Auch kritisierte Schieder, dass Menschen mit Gleitzeit künftig 60 Stunden arbeiten könnten, ohne einen Zuschlag zu erhalten. Arbeitszeiten für alle würden länger, aber nicht flexibler, denn die Arbeitnehmer müssten sich künftig rechtfertigen, wenn sie Freizeit vorziehen, statt dass wie bisher der Chef längere Einsätze begründen müsste. Auch falle die generelle Sonntagsruhe, da jedem an vier Wochenenden im Jahr Arbeit zugemutet werden könne. Aus 52 freien Wochenenden würden nur mehr 48.

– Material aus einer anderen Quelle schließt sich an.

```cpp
template <class N, int SPK, bool TRUNK = false>
__global__ __launch_bounds__(WD_NT) void mlp_wide_fwd_kernel(const MlpFwdArgs A) {
    static_assert(N::HW == 256 && N::NL == 8 && N::HV == 128, "the wide kernel is built for the 8x256 net");
    static_assert(!TRUNK || SPK == 0, "the trunk-only pass over all points keeps no stash");
    static_assert(!TRUNK || N::SKIP < N::NL - 1,"layer 7 of the trunk-only pass is a plain layer");
    constexpr int HW = N::HW, HV = N::HV, NL = N::NL, NRB = N::NRB;
    constexpr int NBIAS = N::f32_w_rgb;
    constexpr bool MASK = SPK > 0;
    constexpr int ML_BYTES = NRB * 128;
    constexpr int CB_BYTES = N::n_mask_layers * ML_BYTES;
    LUSH_CLOCK_STAMP(lush_clock_wide_fwd, 0);
    extern __shared__ __attribute__((aligned(16))) char smem[];
    float* biasl = reinterpret_cast<float*>(smem);
    char* ring = smem + NBIAS * 4;
    char* stage = ring + WD_S * WD_SLOT;
    char* peimg = stage + 8 * 4096;

    const int tid = threadIdx.x, lane = tid & 63;
    const int w = __builtin_amdgcn_readfirstlane(tid >> 6);
    const int n = lane & 31, h = lane >> 5;
    const char* wbase = reinterpret_cast<const char*>(A.wpk);
    {
        const float* f32 = reinterpret_cast<const float*>(wbase + (long long)N::total_entries * 1024);
        for (int i = tid; i < NBIAS; i += WD_NT) biasl[i] = f32[i];
    }
    WdCtx cx;
    cx.ring = ring;
    cx.ring_lds = (unsigned)(size_t)(__attribute__((address_space(3))) char*)ring;
    cx.gbase = wbase + (long long)N::fwd4_base * 1024;
    cx.slot_off = 0;
    cx.fetch_off = (unsigned)(WD_S % WD_WRAP) * WD_SLOT;
    cx.dma_base = __builtin_amdgcn_readfirstlane(cx.ring_lds + (unsigned)w * 1024u);
    cx.w = w;
    cx.lane = lane;
    cx.voff = (unsigned)lane * 16u + (unsigned)w * 1024u;
#pragma unroll
    for (int j = 0; j < WD_S; ++j)
        wd_dma_pair(cx.gbase + (unsigned)j * WD_SLOT, cx.gbase + (unsigned)j * WD_SLOT + 4096u, cx.voff, cx.dma_base + (unsigned)j * WD_SLOT, cx.dma_base + (unsigned)j * WD_SLOT + 4096u);

    const int row0 = w * 64;
    WdRt rt;
    rt.tile = stage + w * 8192;
    rt.pre_on = false;
    rt.srows = nullptr;
#pragma unroll
    for (int c = 0; c < 2; ++c) rt.soff[c] = (unsigned)(((c * 32 + n) * HW + h * 8) * 2);
    rt.srow_off = (unsigned)(((lane >> 3) * HW + (lane & 7) * 8) * 2);
    rt.lane2 = (unsigned)lane * 2u;
    float alpha[2] = {0.f, 0.f};
    int P = A.P, n_tiles = A.n_tiles;
    if (A.live_cnt != nullptr) {
        P = __builtin_amdgcn_readfirstlane(*A.live_cnt);
        n_tiles = (P + WD_MT - 1) / WD_MT;
    }

    for (int tile = blockIdx.x; tile < n_tiles; tile += gridDim.x) {
        const long long pt0 = (long long)tile * WD_MT;
        const long long wpt = pt0 + row0;
        wd_pe_tile(peimg, A.rays, A.z, A.S, P, pt0, tid, (SPK > 0 && !A.pe_rows) ? A.xd : nullptr, A.live_idx);
        if (tile == (int)blockIdx.x) wd_wait_vm<2 * (WD_S - 1)>();
        else wd_wait_vm<2 * (WD_S - 1) + (SPK > 0 ? 17 : 1)>();
        lds_barrier();
        if (SPK > 0 && A.pe_rows) {
            for (int i = tid; i < WD_MT * 12; i += WD_NT) {
                const int c = i % 12, pt = i / 12;
                const uint4 v = *reinterpret_cast<const uint4*>(peimg + pt * WD_PE_PITCH + c * 16);
                *reinterpret_cast<uint4*>(A.pe + (pt0 + pt) * PE_ROW + c * 8) = v;
            }
        }
        {
            unsigned long long gb = (unsigned long long)cx.gbase;
            asm volatile("" : "+s"(gb));
            cx.gbase = (const char*)gb;
        }
        char* mbase[2];
#pragma unroll
        for (int c = 0; c < 2; ++c) mbase[c] = reinterpret_cast<char*>(A.mask) + (wpt / 32 + c) * CB_BYTES;
        char* mdummy = reinterpret_cast<char*>(A.mask_dummy);
        auto mset = [&](int ml, int rb, bool dummy) __attribute__((always_inline)) {
#pragma unroll
            for (int c = 0; c < 2; ++c) rt.mptr[c] = dummy ? mdummy + c * 256 : mbase[c] + ml * ML_BYTES + rb * 128;
        };

        f32x16 accA[2][2], accB[2][2];
        u32x4 B0[2][16], B1[2][16];
        WdCarry a0;
#pragma unroll
        for (int i = 0; i < 4; ++i) a0.a0[i] = *reinterpret_cast<const bf16x8*>(cx.ring + cx.slot_off + i * 1024 + lane * 16);
        const float* btr = biasl + N::f32_b_trunk;
        wd_bias(accA, btr, h, 2);
        wd_bias(accB, btr + 64, h, 2);

        rt.clamp = 0u;
        WdPass<2, 1, WB_PEX, 0, WB_NONE, WC_NONE, 2, 0, MASK, 2, 16, 0, false, HW, TRUNK>::run(cx, accA, accB, B0, B0, a0, peimg, row0, rt, alpha);
        mset(0, 0, false); rt.nextbias = btr + 128;
        WdPass<2, 1, WB_PEX, 0, WB_NONE, WC_ACT, 2, 0, MASK, 2, 16, 0, false, HW, TRUNK>::run(cx, accB, accA, B0, B0, a0, peimg, row0, rt, alpha);
        mset(0, 2, false); rt.nextbias = btr + 192;
        WdPass<2, 1, WB_PEX, 0, WB_NONE, WC_ACT, 2, 4, MASK, 2, 16, 0, false, HW, TRUNK>::run(cx, accA, accB, B0, B0, a0, peimg, row0, rt, alpha);
        mset(0, 4, false); rt.nextbias = btr + HW;
        WdPass<2, 1, WB_PEX, 0, WB_NONE, WC_ACT, 2, 8, MASK, 2, 16, 0, false, HW, TRUNK>::run(cx, accB, accA, B0, B0, a0, peimg, row0, rt, alpha);

        auto layer = [&](int l, u32x4 (&xin)[2][16], u32x4 (&xout)[2][16]) __attribute__((always_inline)) {
            const bool feat = l == NL;
            const float* bl = btr + l * HW;
            rt.pre_on = l == N::SKIP;
            rt.srows = reinterpret_cast<char*>(A.h0 + (long long)(l - 1) * A.h_stride + wpt * HW);
            rt.clamp = 0u; mset(l - 1, 6, false); rt.nextbias = bl + 64;
            WdPass<2, 4, WB_REG, 0, WB_PEX, WC_ACT, 2, 12, MASK, 2, 48, 0, (SPK > 0), HW, TRUNK>::run(cx, accA, accB, xin, xin, a0, peimg, row0, rt, alpha);
            rt.clamp = feat ? 0x80008000u : 0u;
            mset(l, 0, feat); rt.nextbias = bl + 128;
            WdPass<2, 4, WB_REG, 0, WB_PEX, WC_ACT, 2, 0, MASK, 2, 60, 1, (SPK > 0), HW, TRUNK>::run(cx, accB, accA, xin, xout, a0, peimg, row0, rt, alpha);
            mset(l, 2, feat); rt.nextbias = bl + 192;
            WdPass<2, 4, WB_REG, 0, WB_PEX, WC_ACT, 2, 4, MASK, 2, 60, 2, (SPK > 0), HW, TRUNK>::run(cx, accA, accB, xin, xout, a0, peimg, row0, rt, alpha);
            mset(l, 4, feat); rt.nextbias = (feat || (TRUNK && l == NL - 1)) ? biasl + N::f32_b_alpha : bl + HW;
            WdPass<2, 4, WB_REG, 0, WB_PEX, WC_ACT, 2, 8, MASK, 2, 60, 3, (SPK > 0), HW, TRUNK>::run(cx, accB, accA, xin, xout, a0, peimg, row0, rt, alpha);
        };
#pragma unroll 1
        for (int l2 = 0; l2 < (TRUNK ? NL / 2 - 1 : NL / 2); ++l2) {
            layer(1 + 2 * l2, B0, B1);
            layer(2 + 2 * l2, B1, B0);
        }
        if constexpr (TRUNK) {
            layer(NL - 1, B0, B1);
            {
                WdConvTmp ct;
                using CV = WdConv<2, 12, false>;
                wd_unroll<0, CV::NVU>([&](auto kc) __attribute__((always_inline)) { CV::template unit<decltype(kc)::value>(accB, B1, ct, 0u); });
            }
            rt.pre_on = false;
            WdPass<1, 2, WB_REG, 0, WB_NONE, WC_NONE, 2, 0, false, 2, 16, 0, false, HW, TRUNK>::run(cx, accA, accB, B1, B1, a0, peimg, row0, rt, alpha);
            if (h == 0) {
#pragma unroll
                for (int c = 0; c < 2; ++c) {
                    const long long gpt = wpt + c * 32 + n;
                    if (gpt < P) *reinterpret_cast<float4*>(A.raw + gpt * 4) = make_float4(0.f, 0.f, 0.f, accA[c][0][0]);
                }
            }
            continue;
        }
        rt.pre_on = false;
        rt.clamp = 0x80008000u; mset(0, 0, true); rt.nextbias = biasl + N::f32_b_views;
        WdPass<1, 2, WB_REG, 0, WB_NONE, WC_ACT, 2, 12, MASK, 2, 32, 0, false, HW, TRUNK>::run(cx, accA, accB, B1, B0, a0, peimg, row0, rt, alpha);
        rt.nextbias = biasl + N::f32_b_views + 64;
        WdPass<2, 4, WB_REG, 0, WB_PED, WC_ALPHA, 1, 0, MASK, 2, 60, 0, false, HW, TRUNK>::run(cx, accB, accA, B0, B0, a0, peimg, row0, rt, alpha);
        rt.clamp = 0u; mset(NL, 0, false); rt.nextbias = biasl + N::f32_b_rgb;
        WdPass<2, 4, WB_REG, 0, WB_PED, WC_ACT, 2, 0, MASK, 1, 60, 0, false, HW, TRUNK>::run(cx, accA, accB, B0, B1, a0, peimg, row0, rt, alpha);
        {
            WdConvTmp ct;
            using CV = WdConv<2, 4, MASK>;
            mset(NL, 2, false);
            wd_unroll<0, CV::NVU>([&](auto kc) __attribute__((always_inline)) { CV::template unit<decltype(kc)::value>(accA, B1, ct, 0u); });
            if constexpr (MASK) {
#pragma unroll
                for (int b = 0; b < 4; ++b) *reinterpret_cast<unsigned short*>(rt.mptr[b % 2] + (b / 2) * 128 + rt.lane2) = (unsigned short)ct.word[b];
            }
        }
        if constexpr (SPK > 0) {
            char* hvrows = reinterpret_cast<char*>(A.hv + wpt * HV);
#pragma unroll
            for (int c = 0; c < 2; ++c)
#pragma unroll
                for (int j = 0; j < N::KKV / 4; ++j) {
#pragma unroll
                    for (int kq = 0; kq < 4; ++kq)
                        *reinterpret_cast<u32x4*>(rt.tile + n * 128 + (((2 * kq + h) ^ (n & 7)) << 4)) = B1[c][4 * j + kq];
#pragma unroll
                    for (int i = 0; i < 4; ++i) {
                        const int row = 8 * i + (lane >> 3);
                        const u32x4 v = *reinterpret_cast<const u32x4*>(rt.tile + row * 128 + (((lane & 7) ^ (row & 7)) << 4));
                        __builtin_nontemporal_store(v, reinterpret_cast<u32x4*>(hvrows + ((c * 32 + 8 * i) * HV + j * 64) * 2 + (unsigned)(((lane >> 3) * HV + (lane & 7) * 8) * 2)));
                    }
                }
        }
        WdPass<1, 1, WB_REG, 0, WB_NONE, WC_NONE, 2, 0, MASK, 2, 16, 0, false, HW, TRUNK>::run(cx, accB, accA, B1, B1, a0, peimg, row0, rt, alpha);
        if (h == 0) {
#pragma unroll
            for (int c = 0; c < 2; ++c) {
                const long long gpt = wpt + c * 32 + n;
                if (gpt < P && A.raw != nullptr) {
                    float4 o;
                    o.x = accB[c][0][0];
                    o.y = accB[c][0][1];
                    o.z = accB[c][0][2];
                    o.w = alpha[c];
                    const long long dst = A.live_idx != nullptr ? (long long)*reinterpret_cast<const int*>(peimg + (row0 + c * 32 + n) * WD_PE_PITCH + WD_PE_LIVE) : gpt;
                    *reinterpret_cast<float4*>(A.raw + dst * 4) = o;
                }
            }
        }
    }
    wd_wait_vm<0>();
    LUSH_CLOCK_STAMP(lush_clock_wide_fwd, 1);
}

LUSH_CLOCK_EXPORT(lush_debug_clock_fwd, lush_clock_wide_fwd)
static_assert((NetNerf::f32_w_rgb * 4) % 16 == 0, "the ring behind the bias block stays 16-byte aligned");
size_t mlp_wide_fwd_lds_bytes() { return (size_t)WD_S * WD_SLOT + (size_t)WD_PE_PLANE + (size_t)NetNerf::f32_w_rgb * 4 + 8 * 4096; }

template <int SPK, bool TRUNK = false>
static int launch_wide_sp(const MlpFwdArgs& a, hipStream_t s) {
    auto k = mlp_wide_fwd_kernel<NetNerf, SPK, TRUNK>;
    const size_t lds = mlp_wide_fwd_lds_bytes();
    static KernelOnce once;
    int dev = 0, n_cu = 0;
    if (int rc = current_device_cus(dev, n_cu)) return rc;
    if (int rc = kernel_lds_once(once, dev, reinterpret_cast<const void*>(k), lds)) return rc;
    const int tiles = (a.n_tiles * 128 + WD_MT - 1) / WD_MT;
    MlpFwdArgs b = a;
    b.n_tiles = tiles;
    const int grid = tiles < n_cu ? tiles : n_cu;
    hipLaunchKernelGGL(k, dim3(grid), dim3(WD_NT), lds, s, b);
    LUSH_HIP(hipGetLastError());
    return 0;
}

int launch_mlp_wide_fwd(const MlpFwdArgs& a, hipStream_t s) {
    const int sp = a.write_stash ? a.stash_planes : 0;
    if (a.trunk_only) {
        if (sp != 0 || a.live_idx || !a.raw) return set_error("launch_mlp_wide_fwd: the trunk-only pass runs over all the points, without stash");
        return launch_wide_sp<0, true>(a, s);
    }
    if (sp == 0) return launch_wide_sp<0>(a, s);
    if (sp == 1) return launch_wide_sp<1>(a, s);
    return set_error("launch_mlp_wide_fwd: one stash plane at most");
}

}
```

Before: 372,400 rays/s.

## Interleave next tile's positional encoding into last trunk layer MFMA gaps

In the trunk-only forward pass, the per-tile positional encoding of the next tile is split into small units (load, combine, range-reduce, sin, cos, pack, store) and scheduled into the idle slots between MFMA steps of the last trunk layer. A compile-time plan caps the extra per-step load. The point data for the next tile is prefetched with direct-to-LDS dword DMAs, and only the first tile runs the standalone encoding (xyz only). This aims to hide the encoding's ALU and latency cost behind matrix work, at the cost of more register pressure, tighter wait counts and more complex scheduling. Optional clock stamps per tile are added under a debug flag.

```diff
diff --git a/lush_nerf_amd/csrc/lush_mlp_dev.h b/lush_nerf_amd/csrc/lush_mlp_dev.h
--- a/lush_nerf_amd/csrc/lush_mlp_dev.h
+++ b/lush_nerf_amd/csrc/lush_mlp_dev.h
@@ -62,9 +62,12 @@
     *hi = x * C_HI;
     *lo = __builtin_fmaf(x, C_HI, -*hi) + x * C_LO;
 }
+__device__ __forceinline__ float sincos_rev_arg(float hi, float lo, int k) {
+    const float s = (float)(1 << k);
+    return __builtin_amdgcn_fractf(hi * s) + lo * s;
+}
 __device__ __forceinline__ void sincos_rev(float hi, float lo, int k, float* sn, float* cs) {
-    const float s = (float)(1 << k);
-    const float r = __builtin_amdgcn_fractf(hi * s) + lo * s;
+    const float r = sincos_rev_arg(hi, lo, k);
     *sn = __builtin_amdgcn_sinf(r);
     *cs = __builtin_amdgcn_cosf(r);
 }
@@ -111,6 +114,12 @@
                  : "=&s"(keep) : "v"(voff), "s"(sbase), "s"(lds_base) : "memory");
 }
 
+__device__ __forceinline__ void dma4s(const void* sbase , unsigned voff, unsigned lds_base ) {
+    unsigned keep;
+    asm volatile("s_nop 4\n\ts_mov_b32 %0, m0\n\ts_mov_b32 m0, %3\n\ts_nop 0\n\tglobal_load_lds_dword %1, %2\n\ts_mov_b32 m0, %0"
+                 : "=&s"(keep) : "v"(voff), "s"(sbase), "s"(lds_base) : "memory");
+}
+
 __device__ __forceinline__ void dma16s_stream(const void* sbase , unsigned voff, unsigned lds_base ) {
     unsigned keep;
     asm volatile("s_mov_b32 %0, m0\n\ts_mov_b32 m0, %3\n\ts_nop 0\n\tglobal_load_lds_dwordx4 %1, %2 nt\n\ts_mov_b32 m0, %0"
diff --git a/lush_nerf_amd/csrc/lush_mlp_wide.hip b/lush_nerf_amd/csrc/lush_mlp_wide.hip
--- a/lush_nerf_amd/csrc/lush_mlp_wide.hip
+++ b/lush_nerf_amd/csrc/lush_mlp_wide.hip
@@ -24,6 +24,16 @@
 static_assert(WD_S < WD_TR_JUMP, "the prologue's positions are plain trunk positions");
 
 LUSH_CLOCK_DECL(lush_clock_wide_fwd)
+#ifdef LUSH_CLOCK
+constexpr int WD_TS_WG = 256, WD_TS_TILES = 48;
+__device__ unsigned long long lush_clock_trunk_tiles[WD_TS_WG][WD_TS_TILES][4];
+#define WD_TILE_STAMP(on, lt, k, expr)                                                                       \
+    do {                                                                                                     \
+        if ((on) && threadIdx.x == 0 && blockIdx.x < WD_TS_WG && (lt) < WD_TS_TILES) lush_clock_trunk_tiles[blockIdx.x][lt][k] = (expr); \
+    } while (0)
+#else
+#define WD_TILE_STAMP(on, lt, k, expr)
+#endif
 
 struct WdRt {
     bool pre_on;
@@ -83,8 +93,141 @@
     }
 };
 
-
-template <int NRQ, int NPOS, int BMAIN, int KB0, int PRE, int CK, int NRQP, int CKB0, bool MASK, int NRQN, int D, int PQ, bool STASH, int LD, bool TRUNK = false>
+constexpr int WD_ENC_DMAS = 7;
+static_assert(WD_S - 1 >= 4, "the point DMAs are younger than the ring DMA of every mid-step of layer 0");
+#ifndef LUSH_ENC_CAP
+#define LUSH_ENC_CAP 7
+#endif
+#ifndef LUSH_ENC_LAG
+#define LUSH_ENC_LAG 1
+#endif
+constexpr int WD_ENC_CAP = LUSH_ENC_CAP;
+constexpr int WD_ENC_LAG = LUSH_ENC_LAG;
+#define WD_PIN(x) asm volatile("" : "+v"(x))
+typedef __attribute__((address_space(3))) const float* wd_lds_cf;
+typedef __attribute__((address_space(3))) u32x4* wd_lds_q;
+
+struct WdEncIn {
+    const float* rays;
+    const float* z;
+    int S, P;
+    long long wpt;
+    unsigned stg;
+    unsigned rows;
+};
+struct WdEnc {
+    float hi[3], lo[3];
+    float w[3];
+    float r;
+    float v[PE_X];
+    unsigned pk[PE_X / 2];
+    unsigned voff;
+    const char* sray;
+};
+
+struct WdEncUnits {
+    enum { XL = 0, XC = 1, RR = 2, SN = 3, CS = 4 };
+    static constexpr int NU = 6 + 9 * L_X;
+    static constexpr int kind(int n) { return n < 6 ? n % 2 : 2 + (n - 6) % 3; }
+    static constexpr int coord(int n) { return n < 6 ? n / 2 : ((n - 6) / 3) % 3; }
+    static constexpr int freq(int n) { return n < 6 ? 0 : (n - 6) / 9; }
+    static constexpr int col_unit(int c) {
+        if (c < 3) return 2 * c + 1;
+        const int k = (c - 3) / 6, r = (c - 3) % 6;
+        return 6 + 3 * (3 * k + r % 3) + (r < 3 ? 1 : 2);
+    }
+    static constexpr int pair_unit(int j) {
+        const int a = col_unit(2 * j), b = 2 * j + 1 == PE_X_VALID ? 0 : col_unit(2 * j + 1);
+        const int u = (a > b ? a : b) + WD_ENC_LAG;
+        return u < NU ? u : NU - 1;
+    }
+    static constexpr int chunk_unit(int c) {
+        int u = 0;
+        for (int j = 4 * c; j < 4 * c + 4; ++j) u = pair_unit(j) > u ? pair_unit(j) : u;
+        return u + WD_ENC_LAG < NU ? u + WD_ENC_LAG : NU - 1;
+    }
+    static constexpr int weight(int n) {
+        int w = kind(n) == XL ? 3 : (kind(n) == XC ? 6 : 4);
+        for (int j = 0; j < PE_X / 2; ++j) w += pair_unit(j) == n ? 1 : 0;
+        for (int c = 0; c < PE_X / 8; ++c) w += chunk_unit(c) == n ? 1 : 0;
+        return w;
+    }
+
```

ÖAAB Oberösterreich pocht auf Freiwilligkeit

Der stellvertretende Landesobmann des ÖAAB Oberösterreich und Vizepräsident der Arbeiterkammer Helmut Feilmayr pocht auf die Freiwilligkeit des 12-Stunden-Tags, wie er in einer Presseaussendung am Donnerstag feststellte. Außerdem verlangt er, dass die 11. und die 12. Überstunde immer zuschlagspflichtig sein müsse.

Feilmayr hat demnach "kein Verständnis" dafür, dass der 12-Stunden-Tag künftig mehr oder weniger zwangsweise angeordnet werden könne. Bisher habe es das Recht der Arbeitnehmer gegeben, Sonderüberstunden in betriebsratslosen Betrieben abzulehnen, was die 11. und 12. Arbeitsstunde betrifft. In Zukunft solle dieses Ablehnungsrecht an überwiegende persönliche Gründe gebunden werden. Das sei ein "relativ zahnloses Instrument für die Arbeitnehmerschaft", kritisierte er.

Zur Abgeltung der Überstunden fordert Feilmayr, dass sich der Grundsatz "Leistung muss sich lohnen" keinesfalls nur für die Wirtschaft, sondern vielmehr auch für die Arbeitnehmer gelten müsse. Dementsprechend müsse die 11. und 12. Überstunde an jedem Arbeitstag immer mit einer 50-prozentigen Zuschlagspflicht ausgestattet werden. 50-Prozent-Zuschlagspflicht bedeute: 50 Prozent mehr Lohn pro geleisteter Überstunde oder Zeitausgleich im Verhältnis 1 : 1,5. Und eine mögliche Ausdehnung der maximal möglichen Tagesarbeitszeit auf 12 Stunden müsse auch einen Rechtsanspruch der Arbeitnehmerschaft auf zusammenhängende Freizeitblöcke auf Basis der erarbeiteten Mehr- und Überstunden mit sich bringen. Bei den zusammenhängenden Freizeitblöcken sieht der schwarze Arbeitnehmervertreter zwei Möglichkeiten: entweder einen zusammenhängenden Freizeitblock von mindestens einer ganzen Arbeitswoche pro Arbeitsjahr, oder zwei zusammenhängende Freizeitblöcke von mindestens 3 Arbeitstagen hintereinander pro Jahr.

Regner spricht von "Lohnraub zuhause"

Die SPÖ-Delegationsleiterin im EU-Parlament, Evelyn Regner, hat die "aktuellen Vorgänge um den 12-Stunden-Tag in Österreich" als "Lohnraub zuhause" kritisiert. Wer so den Druck auf Arbeitnehmer erhöhe, werde sich nicht für EU-weite Mindeststandards bei der Work-Life-Balance einsetzen, sagte sie am Donnerstag zum Sozialrat in Luxemburg.

Regner fürchtet eine bewusste Verzögerungstaktik durch die österreichische Regierung. Bundeskanzler Sebastian Kurz (ÖVP) und Vizekanzler Heinz-Christian Strache (FPÖ) würden gegen jeden sozialpolitischen Fortschritt kämpfen. Regner forderte die Regierung auf, sich auch für Wien als Standort der Arbeitsmarktbehörde einzusetzen. Doch dürfte die schwarz-blaue Koalition an einer handlungsfähigen Kontrollbehörde im Kampf gegen Lohn- und Sozialdumping ohnehin keinerlei Interesse haben, meinte sie.